Mediaoposisi.com-Euforia pilpres tahun 2019 menampik siapa yang akan menjadi orang nomor satu di negeri ini. Sebab siapapun pemenangnya itulah yang akan memimpin dan menahkodai negeri ini untuk 5 tahun ke depan.

Pileg juga akan diselenggarakan bersamaan dengan pilpres.  Penentu siapa sosok yang akan mewakili aspirasi rakyat. Baik ditingkat daerah hingga nasional. Menghadapi pemilu serentak menjamur berbagai baliho-baliho yang terpampang di sudut-sudut jalan Kota hingga Desa. Dari yang terjangkau kamera bahkan di media sosial. Penanda akan berganti penguasa dan Legislatif baru dari beberapa partai pengusung.

Persaingan semakin memanas seiring dengan dekatnya penyelenggaraan pemilu. Berbagai manufer politik kerap dilakukan baik oleh kubu petahana maupun kubu oposisi. Adu saing dalam menyampaikan visi misi baik diberbagai media sosial dalam rangka meraih simpati atau mendulang suara. Berbagai cara menjadi halal demi meraih kursi kekuasaan.

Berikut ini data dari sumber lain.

LLAMA2_7B = dict(vocab_size=32000, hidden_size=4096, intermediate_size=11008, num_hidden_layers=32,
                 num_attention_heads=32, num_key_value_heads=32, max_position_embeddings=4096,
                 rms_norm_eps=1e-5, rope_theta=10000.0)
LLAMA3_ROPE_SCALING = dict(rope_type="llama3", factor=32.0, low_freq_factor=1.0, high_freq_factor=4.0,
                           original_max_position_embeddings=8192)
LLAMA32_1B = dict(model_type="llama", vocab_size=128256, hidden_size=2048, intermediate_size=8192, num_hidden_layers=16,
                  num_attention_heads=32, num_key_value_heads=8, head_dim=64, max_position_embeddings=131072,
                  rms_norm_eps=1e-5, rope_theta=500000.0, tie_word_embeddings=True, rope_scaling=dict(LLAMA3_ROPE_SCALING))
LLAMA32_3B = dict(LLAMA32_1B, hidden_size=3072, num_hidden_layers=28, num_attention_heads=24, head_dim=128)
LLAMA31_8B = dict(LLAMA32_1B, hidden_size=4096, intermediate_size=14336, num_hidden_layers=32, num_attention_heads=32,
                  head_dim=128, tie_word_embeddings=False, rope_scaling=dict(LLAMA3_ROPE_SCALING, factor=8.0))
# ... 263 lines not shown
        if v.ndim != 2 or v.shape[0 if m.group(4) == "A" else 1] != r:
            raise ValueError(f"adapter tensor {k!r} has shape {v.shape}: rank {r} expected")
        w[name] = v
    for name in w:
        other = name.replace("lora_A", "lora_B") if "lora_A" in name else name.replace("lora_B", "lora_A")
        if other not in w:
            raise ValueError(f"adapter tensor {name!r} has no partner {other!r}")
    return w


def load_peft_adapter(adapter_path):
    from safetensors import safe_open

    r, alpha, modules = check_adapter_config(json.load(open(os.path.join(adapter_path, "adapter_config.json"))))
    t = {}
    with safe_open(os.path.join(adapter_path, "adapter_model.safetensors"), framework="pt", device="cpu") as f:
        for k in f.keys():
            t[k] = f.get_tensor(k).float().numpy()
    return dict(r=r, alpha=alpha, weights=adapter_weights(t, r, modules), target_modules=modules)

Tak bisa dinafikan memang bahwa kursi kekuasaan adalah kursi empuk yang diperebutkan oleh siapapun itu termasuk yang memiliki ambisi berkuasa. Ambisi kekuasaan bukan hanya oleh elit politik local tetapi yang berperan besar didalamnya adalah para kapitalis.

Sebab demokrasi berbiaya mahal, maka yang bisa sampai kesana adalah yang memilki modal banyak. Paling tidak mereka mengusung sosok di Pnggung politik, sementara mereka memberikan suntikan dana besar dan pastinya penentu arah kebijakan dibelakang sosok yang di usung tadi.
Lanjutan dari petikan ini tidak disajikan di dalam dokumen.